# New Outbacker & Chatter



## whodey (Feb 9, 2007)

First time chatter, hope this goes well. Just purchased new 07 28rsds. Picking up Saturday (weather permitting). Trading in our Hornet 24rsl, needed the room, 3 kids & 90# lab. Can't wait for the weather to break. Ready to go camping!! Anyone from the Ohio River valley?

Mike & JoAnna








Dylan 7, Morgan 5, Logan 3, Charlie Brown 8

TV - 05 Silverado Ext Cab Z71 5.3L 4.10 rear


----------



## old_tidefan (Nov 23, 2005)

Welcome to the group and congrats on the new Outback







Cross your fingers on the weather


----------



## daves700 (Jun 12, 2006)

congrats !!!!!


----------



## Txcamper (Apr 3, 2006)

Enjoy the new trailer. You made a wise choice, with the kids the 28RSDS is great.


----------



## goneflyfishin (Jan 12, 2007)

whodey said:


> First time chatter, hope this goes well. Just purchased new 07 28rsds. Picking up Saturday (weather permitting). Trading in our Hornet 24rsl, needed the room, 3 kids & 90# lab. Can't wait for the weather to break. Ready to go camping!! Anyone from the Ohio River valley?
> 
> Mike & JoAnna
> 
> ...


We are from the Ohio River valley (KY) but we now live in the TN River valley. Allergies love both places!








What state are you all from?

Welcome! You'll love this forum! 
We are more than ready to go camping in our new 23RS too!


----------



## RLW7302 (Feb 27, 2005)

I figured with a name like "whodey", you must be nearby. Welcome to Outbackers.com!


----------



## Chabbie1 (Dec 3, 2006)

Welcome and Congratulations.
Happy camping!


----------



## skippershe (May 22, 2006)

Hi whodey
















to Outbackers! 

Congratulations on your new 28rsds! You're going to love your new home away from home









Enjoy and Happy Camping,
Dawn


----------



## ARzark (Aug 9, 2005)

Welcome to Outbackers.com Whodey!








Congrats on your new 28rsds. Good luck on your delivery and hope everything goes well.

Happy Outbacking!


----------



## N7OQ (Jun 10, 2006)

Welcome to the Outbackers.com family Mike and JoAnna and Congratulations on the new 28rsds


----------



## STBNCBN (Feb 7, 2007)

whodey said:


> First time chatter, hope this goes well. Just purchased new 07 28rsds. Picking up Saturday (weather permitting). Trading in our Hornet 24rsl, needed the room, 3 kids & 90# lab. Can't wait for the weather to break. Ready to go camping!! Anyone from the Ohio River valley?
> 
> Mike & JoAnna
> 
> ...


Welcome! What color is your lab? I have two 90 pounders... yellow and black. They always go camping with us. They think they own the place. All they do is eat, poop, and bark... and we wouldn't have it any other way.


----------



## RizFam (Feb 25, 2006)




----------



## toolaidback (Jan 25, 2007)

Welcome to the forum. Did you buy from Holman?
Scott


----------



## whodey (Feb 9, 2007)

Actually we did. We had been looking since September.

Mike


----------



## Lady Di (Oct 28, 2005)

Welcome Whodey, Congratulations on the new Outback.

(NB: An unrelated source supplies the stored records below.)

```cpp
template <typename Src>
__device__ __attribute__((always_inline)) void bcr_mfma_solve(Src A, const double* rhs, int M, double* ws, double* lds, double* Sband, double* x,
                                                              double* logdet, int* info, int rhs_stride = 1, double* stamps = nullptr,
                                                              BmSplit sp = BmSplit{}) {
  constexpr int B = BM_B;
  const int tid = threadIdx.x;
  const int lane = tid & 63, wv = __builtin_amdgcn_readfirstlane(tid >> 6);
  const int r = lane >> 4, q = (lane >> 2) & 3, c = lane & 3;
  const int e = r * 4 + c, et = c * 4 + r;
  const int hi = r > c ? r : c, lo = r > c ? c : r;
  const int nb = (M + B - 1) / B;
  const int nslot = (nb + 1) / 2;
  double* Dl = lds;
  double* El = lds + (size_t)(nslot + 1) * 16;
  double* xs = El + (size_t)(nslot + 1) * 16;
  double* red = xs + (size_t)nb * B;
  double* slab = red + 96 + (size_t)(wv * 4 + q) * 40;
  double* Fl = red + 96 + (size_t)(BM_THREADS / 64) * 4 * 40;
  double* Sl = lds;
  int levels = 0;
  while ((1 << levels) < nb) ++levels;
  const bool split = sp.half >= 0;
  const int top = levels - 1, ht = 1 << (top > 0 ? top : 0);
  double s_other = 0.0;
  int bad_other = 0x7fffffff;
  auto level_share = [&](int l, int ne, int& m0, int& ne_h) {
    m0 = 0; ne_h = ne;
    if (!split) return;
    if (l < top) {
      const int mL = ht >> (l + 1);
      if (sp.half == 0) ne_h = ne < mL ? ne : mL;
      else { m0 = mL; ne_h = ne > mL ? ne - mL : 0; }
    } else {
      ne_h = sp.half == 0 ? ne : 0;
    }
  };
  int bad = 0;
  BmLog ld{1.0, 0};
  unsigned long long t_prev = stamps ? __builtin_amdgcn_s_memtime() : 0ull;
  int nst = 0;
  auto stamp = [&]() {
    if (stamps && tid == 0) { const unsigned long long t = __builtin_amdgcn_s_memtime(); stamps[nst++] = (double)(t - t_prev); t_prev = t; }
  };
  auto rec = [&](int node) -> double* { return ws + (size_t)node * BM_REC; };
  auto bandD = [&](int n, int rr, int cc) -> double {
    const int col = n * B + cc, row = n * B + rr;
    const bool pad = row >= M;
    const double v = bm_src_load(A, rr - cc, pad ? 0 : col, (long)M, 0);
    return pad ? ((rr == cc) ? 1.0 : 0.0) : v;
  };
// ... 264 lines not shown
        if (c == 0) xs[i * B + r] = w - gx;
        if (l >= 2) {
          double* Rw = Sl + (size_t)(i >> 2) * 48;
          Rw[e] = sii; Rw[16 + e] = -ncat; Rw[32 + e] = -ncbt;
        }
        if (l > 0) {
          double* Rw = rec(i);
          Rw[BM_SD + e] = sii; Rw[BM_CAT + e] = -ncat; Rw[BM_CBT + e] = -ncbt;
        }
        if (r >= c && i * B + r < M) Sband[(long)(r - c) * M + i * B + c] = sii;
        if (l == 0) {
          if (c <= r && i * B + c < M) Sband[(long)(B + c - r) * M + a * B + r] = -ncat;
          if (hasb && r <= c && b * B + r < M) Sband[(long)(B + r - c) * M + i * B + c] = -ncbt;
        }
      }
    }
    if (l == 1) __syncthreads(); else bcr_lds_barrier();
    if (split && l == top) {
      double* Rs = Sl + (size_t)(ht >> 2) * 48;
      if (sp.half == 0) {
        if (wv == 0) bm_msg_send(sp.xchg + 32, 52, lane < 48 ? Rs[lane < 48 ? lane : 0] : (lane < 52 ? xs[ht * B + lane - 48] : 0.0), sp.tag | 3ull, lane);
      } else {
        if (wv == 0) {
          double v = 0.0;
          if (!bm_msg_recv(sp.xchg + 32, 52, v, sp.tag | 3ull, lane, sp.spin_limit)) { if (lane == 0) *sp.gave_up = 1; }
          else if (lane < 48) {
            Rs[lane] = v;
            rec(ht)[BM_SD + lane] = v;
            if (lane < 16) {
              const int rr = lane >> 2, cc = lane & 3;
              if (rr >= cc && ht * B + rr < M) Sband[(long)(rr - cc) * M + ht * B + cc] = v;
            }
          } else if (lane < 52) {
            xs[ht * B + lane - 48] = v;
          }
        }
        __syncthreads();
        if (*sp.gave_up) return;
      }
    }
    stamp();
  }
  if (!(split && sp.half == 0))
    for (int col = M - B + tid; col < M; col += BM_THREADS)
      if (col >= 0)
#pragma unroll
        for (int dd = 1; dd <= B; ++dd)
          if (col + dd >= M) Sband[(long)dd * M + col] = 0.0;
  {
    const int row0 = (split && sp.half == 1) ? (ht + 1) * B : 0, row1 = (split && sp.half == 0) ? (ht + 1) * B : M;
    for (int row = row0 + tid; row < row1 && row < M; row += BM_THREADS) x[(long)row * rhs_stride] = xs[row];
  }
  if (!(split && sp.half == 1)) {
    const double mine = (r == 0 && c == 0) ? (log(ld.m) + (double)ld.e * 0.6931471805599453094) : 0.0;
    const double tot = wave_sum_dpp(mine);
    int bm = bad ? bad : 0x7fffffff;
#pragma unroll
    for (int off = 32; off > 0; off >>= 1) { const int o = __shfl_xor(bm, off, 64); bm = o < bm ? o : bm; }
    int* sbad = reinterpret_cast<int*>(red + 32);
    if (lane == 0) { red[wv] = tot; sbad[wv] = bm; }
    __syncthreads();
    if (split && tid == 0) { s_other = red[48]; bad_other = (int)red[49]; }
    if (tid == 0) {
      double s = 0.0;
      int bmin = 0x7fffffff;
      for (int w2 = 0; w2 < BM_THREADS / 64; ++w2) { s += red[w2]; bmin = sbad[w2] < bmin ? sbad[w2] : bmin; }
      s += s_other;
      bmin = bad_other < bmin ? bad_other : bmin;
      __hip_atomic_store(logdet + 0, 2.0 * s, __ATOMIC_RELAXED, __HIP_MEMORY_SCOPE_AGENT);
      __hip_atomic_store(logdet + 1, 0.0, __ATOMIC_RELAXED, __HIP_MEMORY_SCOPE_AGENT);
      __hip_atomic_store(info, (bmin == 0x7fffffff) ? 0 : bmin, __ATOMIC_RELAXED, __HIP_MEMORY_SCOPE_AGENT);
    }
  }
  stamp();
}


__host__ __device__ inline size_t bcr_mfma_pre_ws_doubles(long nb) { return (size_t)nb * 96 + 64; }
__host__ __device__ inline size_t bcr_mfma_pre_lds_doubles(long nb, int n_rec) {
  return PRIOR_TAB_HEADER + (size_t)2 * n_rec * prior_rec_fields(BM_B) + (size_t)(nb / 4 + 2) * 96 + (size_t)(nb + 1) / 2 + 64;
}

struct BmDual { double v, d; };
__device__ __forceinline__ BmDual bm_dmfma(BmDual x, BmDual y, BmDual c) {
  BmDual r;
  r.v = bm_mfma(x.v, y.v, c.v);
  r.d = bm_mfma(x.d, y.v, c.d);
  r.d = bm_mfma(x.v, y.d, r.d);
  return r;
}

__device__ __attribute__((always_inline)) void bcr_mfma_backward_pre(const double* __restrict__ tab, int n_rec, const int* __restrict__ node_rec, int M,
                                                                      double* ws, double* lds, double* Sv, double* Sd, double* logdet, int* info,
                                                                      unsigned long long* done_flag, unsigned long long seq,
                                                                      const unsigned long long* ready_flag = nullptr, long spin_limit = 0, int* gave_up = nullptr) {
  constexpr int B = BM_B, W = prior_rec_fields(B);
  const int tid = threadIdx.x;
  if (ready_flag) {
    if (tid == 0) {
      long spins = 0;
      while (__hip_atomic_load(ready_flag, __ATOMIC_RELAXED, __HIP_MEMORY_SCOPE_SYSTEM) < seq) {
        __builtin_amdgcn_s_sleep(8);
        if (++spins > spin_limit) { *gave_up = 1; break; }
      }
    }
    __syncthreads();
    if (*gave_up) return;
    __builtin_amdgcn_fence(__ATOMIC_ACQUIRE, "");
  }
// ... 107 lines not shown
```

### asvgp_amd/csrc/elbo.hip

```cpp
#include <stdlib.h>
#include <time.h>
#include <string.h>

#include "bcr_pre.hpp"
#include "bcr_mfma.hpp"
#include "handle.hpp"

namespace asvgp {


struct Ws {
  double *Kuu, *dK, *P, *LK, *dLK, *LP, *SK, *dSK, *SP, *c, *alpha, *logdets, *fin, *bcrK, *bcrP;
};
static size_t bcr_ws_chain(int planes, int k, bool big) {
  long ns = 1024;
  while ((long)planes * 2 * k * k * ns * 8 + 2 * ns * k * 8 + 1024 > 150 * 1024) ns >>= 1;
  if (big) ns *= 2;
  return (size_t)planes * (7 * k * k + k) * 2 * ns + (big ? (size_t)planes * k * k * ns : 0);
}
static size_t bcr_ws_K(int k, long M) {
  size_t a = bcr_ws_chain(2, k, false), b = bcr_ws_chain(2, k, true), c = bcr_pre_ws_doubles(k, (M + k - 1) / k);
  a = a > b ? a : b;
  return (a > c ? a : c) + 64;
}
// ... 348 lines not shown
    bcr_solve<double, K, 1, BandSumP, BIG>(BandSumP{A, Kuu, 1.0 / s}, b, M, wsP, lds, BandOut<double>{SP, nullptr}, x, logdets + 2, info + 1, nullptr, D);
    more_columns<K, BIG>(b, x, D, M, wsP, lds, lds_doubles);
  } else if (blockIdx.x == 1) {
    bcr_backward_pre<K>(tab, n_rec, node_rec, M, wsK, lds, BandOut<Dual>{SK, dSK}, logdets, info, done_flag, seq);
  } else {
    for (long e = (long)(blockIdx.x - 2) * blockDim.x + threadIdx.x; e < E; e += (long)fin.n_helpers * blockDim.x)
      assemble_band_slice(S_static, cf.c, cf.dc, cf.n, E, e, Kuu, dK);
    __syncthreads();
    if (threadIdx.x == 0) {
      __threadfence();
      __hip_atomic_fetch_add(fin.assembled, 1u, __ATOMIC_RELEASE, __HIP_MEMORY_SCOPE_AGENT);
    }
  }
  if (!fin.finalize) return;
  if (blockIdx.x < 2) {
    __syncthreads();
    if (threadIdx.x == 0) {
      __threadfence();
      __hip_atomic_fetch_add(fin.arrived, 1u, __ATOMIC_RELEASE, __HIP_MEMORY_SCOPE_AGENT);
    }
    return;
  }
  if (threadIdx.x == 0) {
    long spins = 0;
    while (__hip_atomic_load(fin.arrived, __ATOMIC_RELAXED, __HIP_MEMORY_SCOPE_AGENT) < 2u) {
      __builtin_amdgcn_s_sleep(8);
      if (++spins > (1L << 25)) { gave_up = 1; break; }
    }
  }
  __syncthreads();
  if (gave_up) { if (threadIdx.x == 0) atomicExch(info + 1, -1); return; }
  __builtin_amdgcn_fence(__ATOMIC_ACQUIRE, "agent");
  elbo_finalize_body<K>((int)blockIdx.x - 2, fin.n_helpers, lds, fin.stats, Kuu, dK, nullptr, nullptr, SK, dSK, SP, nullptr, x, logdets, (long)M, fin.D,
                        fin.th, fin.alpha_scale, fin.gacc, fin.ticket, fin.arrived, fin.out);
}
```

The best brand that we know of.


----------



## kyoutback (Jul 12, 2004)

Welcome to the site and congratulations on your new Outback. We are from the NKY area and also Bengals fans. I know there are a few of us from the area on here.


----------



## wolfwood (Sep 19, 2005)

NH resident now (and forever, happily-ever-after), but spent 9 years in Findlay. Does that count??? 
(Awwwwww, come on!!! I should get some kind of credit for that!!!!)


----------



## watervalleykampers (Jan 16, 2007)

Welcome







and congrats on the 28RSDS. Love that floorplan! I'll keep my fingers crossed that the weather holds for you!!

Enjoy!


----------



## egregg57 (Feb 13, 2006)

WELCOME ABOARD!!


















wolfwood said:


> NH resident now (and forever, happily-ever-after), but spent 9 years in Findlay. Does that count???
> (Awwwwww, come on!!! I should get some kind of credit for that!!!!)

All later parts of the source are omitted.